My uncle, who has plenty of money, but has no idea how much this sort of technology cost, wants a home theater system for his man cave. So I just so happened to have my entire home theater system with me in my Nissan Armada as I was moving everything to my storage. I decided to set it up in his house to see how he liked it. The receiver is great, the speakers aren't and the subwoofer is above good. 

It consist of:

Denon AVR-700
Speakers are from a HTIB I got 7 years ago for about a grand. They are Panasonic speakers. Front's are floor standing with a stand and the other speakers are bookshelf type speakers for the front and rear and then the center channel, but gets the job done.
Subwoofer is a Pioneer 8" powered sub and sounds pretty great for an 8" sub and is enough for him.

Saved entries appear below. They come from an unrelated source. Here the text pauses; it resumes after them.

+template <int DT>
+__device__ __forceinline__ void bneck_identity(const BneckLaunch& p) {
+  constexpr int KA = 8;
+  constexpr int W2L = kW2LSteps;
+  extern __shared__ __attribute__((aligned(16))) char smem[];
+  typedef typename DtOf<DT>::type T;
+  typedef typename FragOf<T>::type frag_t;
+  char* t1l = smem;
+  char* t2l = t1l + 8 * kXS;
+  char* w1l = t2l + 8 * kT2S;
+  float* bl = reinterpret_cast<float*>(w1l + kW1Bytes);
+  int* tq = reinterpret_cast<int*>(bl + 64 + 64 + 256);
+  char* w2ll = reinterpret_cast<char*>(tq) + 16;
+  char* w3l = w2ll + W2L * 4 * 1024;
+
+  const int tid = threadIdx.x, lane = tid & 63, wave = __builtin_amdgcn_readfirstlane(tid >> 6);
+  const int q = lane >> 4, r = lane & 15, psel = q & 1;
+  const int blk = wave & 3, rg = wave >> 2;
+  const int HW = p.H * p.W;
+  const int tiles_per_img = p.tiles_x * p.tiles_y;
+
+  for (int o = tid * 16; o < kW1Bytes; o += 512 * 16)
+    *reinterpret_cast<u32x4*>(w1l + o) = *reinterpret_cast<const u32x4*>(static_cast<const char*>(p.w1) + o);
+  for (int o = tid * 16; o < W2L * 4 * 1024; o += 512 * 16)
+    *reinterpret_cast<u32x4*>(w2ll + o) = *reinterpret_cast<const u32x4*>(static_cast<const char*>(p.w2) + o);
+  for (int o = tid * 16; o < kW3Bytes; o += 512 * 16)
+    *reinterpret_cast<u32x4*>(w3l + o) = *reinterpret_cast<const u32x4*>(static_cast<const char*>(p.w3) + o);
+  for (int e = tid; e < 64 + 64 + 256; e += 512) bl[e] = e < 64 ? p.b1[e] : e < 128 ? p.b2[e - 64] : p.b3[e - 128];
+  const int qoff = q * kXS;
+  const uint32_t w2vo = (uint32_t)(blk * 1024 + lane * 16);
+
+  const int xcd = xcc_id();
+  auto claim = [&]() { return p.xcd_local ? tile_claim_xcd(p.sched, xcd, p.N, tiles_per_img) : tile_claim(p.sched + 9, p.tiles_total); };
+  if (tid == 0) { tq[0] = claim(); tq[1] = tq[0] < 0 ? -1 : claim(); }
+  __syncthreads();
+  int t = tq[0], t_next = tq[1];
+  const buf_rsrc_t rs_in = make_buf(p.in, p.in_bytes), rs_out = make_buf(p.out, p.out_bytes), rs_w2 = make_buf(p.w2, 18u * 4 * 4 * 16 * 16);
+  const uint32_t kstep_bytes = (uint32_t)(4 * HW) * 16u;
+
+  const bool has_col2 = wave < (kRing + 15) / 16;
+  const int rj = wave * 16 + r;
+  const bool ring_ok = rj < kRing;
+  const int ring_my = rj < kHW ? 0 : rj < 2 * kHW ? kHW - 1 : rj < 2 * kHW + kT ? rj - (2 * kHW - 1) : rj - (2 * kHW + kT - 1);
+  const int ring_mx = rj < kHW ? rj : rj < 2 * kHW ? rj - kHW : rj < 2 * kHW + kT ? 0 : kHW - 1;
+  const int slot[3] = {(wave + 1) * kHW + r + 1, (wave + 9) * kHW + r + 1, ring_ok ? ring_my * kHW + ring_mx : 0};
+  uint32_t vo[3];
+  auto locate = [&](int t) {
+    const int img = t / tiles_per_img;
+    const int rem = t - img * tiles_per_img;
+    const int ty = rem / p.tiles_x;
+    const int oy0 = ty * kT, ox0 = (rem - ty * p.tiles_x) * kT;
+#pragma unroll
+    for (int i = 0; i < 3; ++i) {
+      const int my = i == 0 ? wave + 1 : i == 1 ? wave + 9 : ring_my, mx = i < 2 ? r + 1 : ring_mx;
+      const int gy = oy0 - 1 + my, gx = ox0 - 1 + mx;
+      const bool ok = (i < 2 || ring_ok) && gy >= 0 && gy < p.H && gx >= 0 && gx < p.W;
+      vo[i] = ok ? (uint32_t)((img * 32 + q) * HW + gy * p.W + gx) * 16u : BUF_OOB;
+    }
+  };
+  u32x4 xr[KA][3];
+  auto request_centre = [&](auto sc) {
+    constexpr int S = decltype(sc)::value;
+    xr[S][0] = load16_buf(rs_in, vo[0], (uint32_t)S * kstep_bytes);
+    xr[S][1] = load16_buf(rs_in, vo[1], (uint32_t)S * kstep_bytes);
+  };
+  auto request_ring = [&](auto sc) {
+    constexpr int S = decltype(sc)::value;
+    xr[S][2] = load16_buf(rs_in, vo[2], (uint32_t)S * kstep_bytes);
+  };
+  if (t >= 0) {
+    locate(t);
+    static_for_b<0, KA>([&](auto sc) { request_centre(sc); request_ring(sc); });
+  }
+  asm volatile("s_waitcnt lgkmcnt(0)" ::: "memory");
+  __builtin_amdgcn_s_barrier();
+
+  unsigned long long tph[6] = {0, 0, 0, 0, 0, 0};
+  auto now = [&]() -> unsigned long long { return SCP_DBG_BUF(p) ? __builtin_amdgcn_s_memtime() : 0ull; };
+  for (; t >= 0; t = t_next, t_next = tq[2]) {
+    const unsigned long long ts0 = now();
+    int t_after = -1;
+    if (tid == 0 && t_next >= 0) t_after = claim();
+
+    frag_t w2f[18 - W2L];
+    {
+      f32x4 acc[4][3];
+#pragma unroll
+      for (int mb = 0; mb < 4; ++mb) {
+        const float4 bs = *reinterpret_cast<const float4*>(bl + mb * 16 + q * 4);
+        acc[mb][0] = f32x4{bs.x, bs.y, bs.z, bs.w}; acc[mb][1] = acc[mb][0]; acc[mb][2] = acc[mb][0];
+      }
+      auto load_a = [&](int s, frag_t* a) {
+#pragma unroll
+        for (int mb = 0; mb < 4; ++mb) a[mb] = *reinterpret_cast<const frag_t*>(w1l + ((((s * 4 + mb) * 4 + q) * 16 + r) * 16));
+      };
+      frag_t fa[2][4];
+      load_a(0, fa[0]);
+      static_for_b<0, KA>([&](auto sc) {
+        constexpr int S = decltype(sc)::value;
+        if constexpr (S + 1 < KA) load_a(S + 1, fa[(S + 1) & 1]);
+        __builtin_amdgcn_sched_barrier(0);
+#pragma unroll
+        for (int mb = 0; mb < 4; ++mb) {
+          acc[mb][0] = mfma16<T>(fa[S & 1][mb], __builtin_bit_cast(frag_t, xr[S][0]), acc[mb][0]);
+          acc[mb][1] = mfma16<T>(fa[S & 1][mb], __builtin_bit_cast(frag_t, xr[S][1]), acc[mb][1]);
+          if (has_col2) acc[mb][2] = mfma16<T>(fa[S & 1][mb], __builtin_bit_cast(frag_t, xr[S][2]), acc[mb][2]);
+        }
+        __builtin_amdgcn_sched_barrier(0);
+      });
+#pragma unroll
+      for (int i = 0; i < 3; ++i) {
+        const bool inimg = vo[i] != BUF_OOB;
+        const bool mine = i < 2 || (has_col2 && ring_ok);
+#pragma unroll
+        for (int mb = 0; mb < 4; ++mb) {
+          uint2 o;
+          o.x = relu2_16(pack2<T>(acc[mb][i][0], acc[mb][i][1]), 0u);
+          o.y = relu2_16(pack2<T>(acc[mb][i][2], acc[mb][i][3]), 0u);
+          if (!inimg) o = make_uint2(0u, 0u);
+          if (mine) *reinterpret_cast<uint2*>(t1l + (2 * mb + psel) * kXS + slot[i] * 16 + 8 * (q >> 1)) = o;
+        }
+      }
+      __builtin_amdgcn_sched_barrier(0);
+#pragma unroll
+      for (int s2 = W2L; s2 < 18; ++s2) w2f[s2 - W2L] = __builtin_bit_cast(frag_t, load16_buf(rs_w2, w2vo, (uint32_t)(s2 * 4096)));
+      __builtin_amdgcn_sched_barrier(0);
+    }
+    const unsigned long long ts1 = now();
+    asm volatile("s_waitcnt lgkmcnt(0)" ::: "memory");
+    __builtin_amdgcn_s_barrier();
+    const unsigned long long ts2 = now();
+
+    const uint32_t co[2] = {vo[0], vo[1]};
+    __builtin_amdgcn_sched_barrier(0);
+    if (t_next >= 0) locate(t_next);
+    else vo[0] = vo[1] = vo[2] = BUF_OOB;
+    static_for_b<0, KA>([&](auto sc) { request_ring(sc); });
+    __builtin_amdgcn_sched_barrier(0);
+    constexpr int CC = 2;
+#pragma unroll 1
+    for (int c0 = 0; c0 < 8; c0 += CC) {
+      f32x4 acc[CC];
+      {
+        const float4 bs = *reinterpret_cast<const float4*>(bl + 64 + blk * 16 + q * 4);
+#pragma unroll
+        for (int cc = 0; cc < CC; ++cc) acc[cc] = f32x4{bs.x, bs.y, bs.z, bs.w};
+      }
+      const int px = r;
+      const char* bq0 = t1l + ((rg + 2 * c0) * kHW + px) * 16 + qoff;
+      const char* aq0 = w2ll + blk * 1024 + lane * 16;
+      auto k2imm = [](int s) { const int tap = s >> 1, ky = tap / 3, kx = tap - 3 * ky; return 4 * (s & 1) * kXS + (ky * kHW + kx) * 16; };
+      frag_t bq[3][CC], aq[3];
+      auto fetch = [&](auto sc) {
+        constexpr int S = decltype(sc)::value;
+        if constexpr (S < 18) {
+#pragma unroll
+          for (int cc = 0; cc < CC; ++cc) bq[S % 3][cc] = *reinterpret_cast<const frag_t*>(bq0 + cc * (2 * kHW * 16) + k2imm(S));
+          if constexpr (S < W2L) aq[S % 3] = *reinterpret_cast<const frag_t*>(aq0 + S * 4096);
+        }
+      };
+      fetch(std::integral_constant<int, 0>{});
+      fetch(std::integral_constant<int, 1>{});
+      static_for_b<0, 18>([&](auto sc) {
+        constexpr int S = decltype(sc)::value;
+        fetch(std::integral_constant<int, S + 2>{});
+        __builtin_amdgcn_sched_barrier(0);
+        frag_t a;
+        if constexpr (S < W2L) a = aq[S % 3]; else a = w2f[S - W2L];
+#pragma unroll
+        for (int cc = 0; cc < CC; ++cc) acc[cc] = mfma16<T>(a, bq[S % 3][cc], acc[cc]);
+        __builtin_amdgcn_sched_barrier(0);
+      });
+#pragma unroll
+      for (int cc = 0; cc < CC; ++cc) {
+        const int pix = (rg + 2 * (c0 + cc)) * kT + px;
+        uint2 o;
+        o.x = relu2_16(pack2<T>(acc[cc][0], acc[cc][1]), 0u);
+        o.y = relu2_16(pack2<T>(acc[cc][2], acc[cc][3]), 0u);
+        *reinterpret_cast<uint2*>(t2l + (2 * blk + psel) * kT2S + pix * 16 + 8 * (q >> 1)) = o;
+      }
+    }
+    const unsigned long long ts3 = now();
+    if (tid == 0) tq[2] = t_after;
+    asm volatile("s_waitcnt lgkmcnt(0)" ::: "memory");
+    __builtin_amdgcn_s_barrier();
+    const unsigned long long ts4 = now();
+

So he really likes it and wants to buy it. I'm trying to come up with a figure. I know I can squeeze out more money out of this system than it's worth. I know he's family, but he has no bills and can afford it, but I don't want to go too far with it. So I'm trying to sell it so I can upgrade my Home Theater System to a new Denon Receiver and Kplisch speakers. I'm thinking roughly $1800 including the professional installation I did, 100ft of very expensive OFC speaker wire, HDMI cables. He didn't have High Definition, so I called his cable company, requested an HD Box and got HD service AND actually reduced his bill by $12 a month. So he got an HD Box for free, HD Service for Free and $12 a month of his bill. So he's saving over $40 a month on his bill; $480 a month. 





Ok, sorry for that write up. Probably useless

So I have roughly a $1500 - $1800 budget

I want a Denon Receiver. I want a Denon AVR-X4311CI. I found one on Ebay with a Warranty for $889 - Free Shipping. Is it worth it for the Denon X4000? Do I really need it? Or should I just go with the X3311CI? (The X3000 has only 105w per channel as the X3311CI has 125w per channel) I like the X4311CI, because it has 140w per channel and the MSRP is the same as the X4000 with only 7 channels and 125w per channel. 

http://www.crutchfield.com/App/Prod...033AV3311C&compareItems=01|033AVX3000&g=10420

So I guess that leaves me with $1000 for speakers.

Kplisch has a Reference Line that I suppose fits into that category. I'd prefer to pick out my own subwoofer as I want a 10" or a 12", maybe a 15" subwoofer with alot of power. The Pioneer subwoofer I have is pretty good so I could go with a 10" Pioneer powered subwoofer.

So I need some help on this. It's ok if the speakers aren't the newest model lineup. 

Sorry for the lengthy post.


----------



## Peter Loeser (Aug 11, 2012)

Couple suggestions.

First, it's tough to know the value of your old system and what to charge your uncle. IMO he's family so give him a deal.

Next, check out accessories4less.com. They carry lots of Denon receivers at a discount (factory refurb). Many of our members have had good experiences with the site. If I were going to go with a Denon, I'd choose the AVR-X4000 (or X2000 depending on budget). They have good power ratings and tons of features.

As far as subs go, check out our DIY sub forum here. You should be able to find several builds using TC Sounds drivers, and lots of suggestions for amps to use. Our DIY forum is great and you'll typically get much more bang for your buck with a DIY project if you have the tools. If you're going to buy something off the shelf I would suggest a budget of at least $500-$600 for a sub, based on what you have planned for speakers and receiver. SVS and Power Sound Audio subs are both great values.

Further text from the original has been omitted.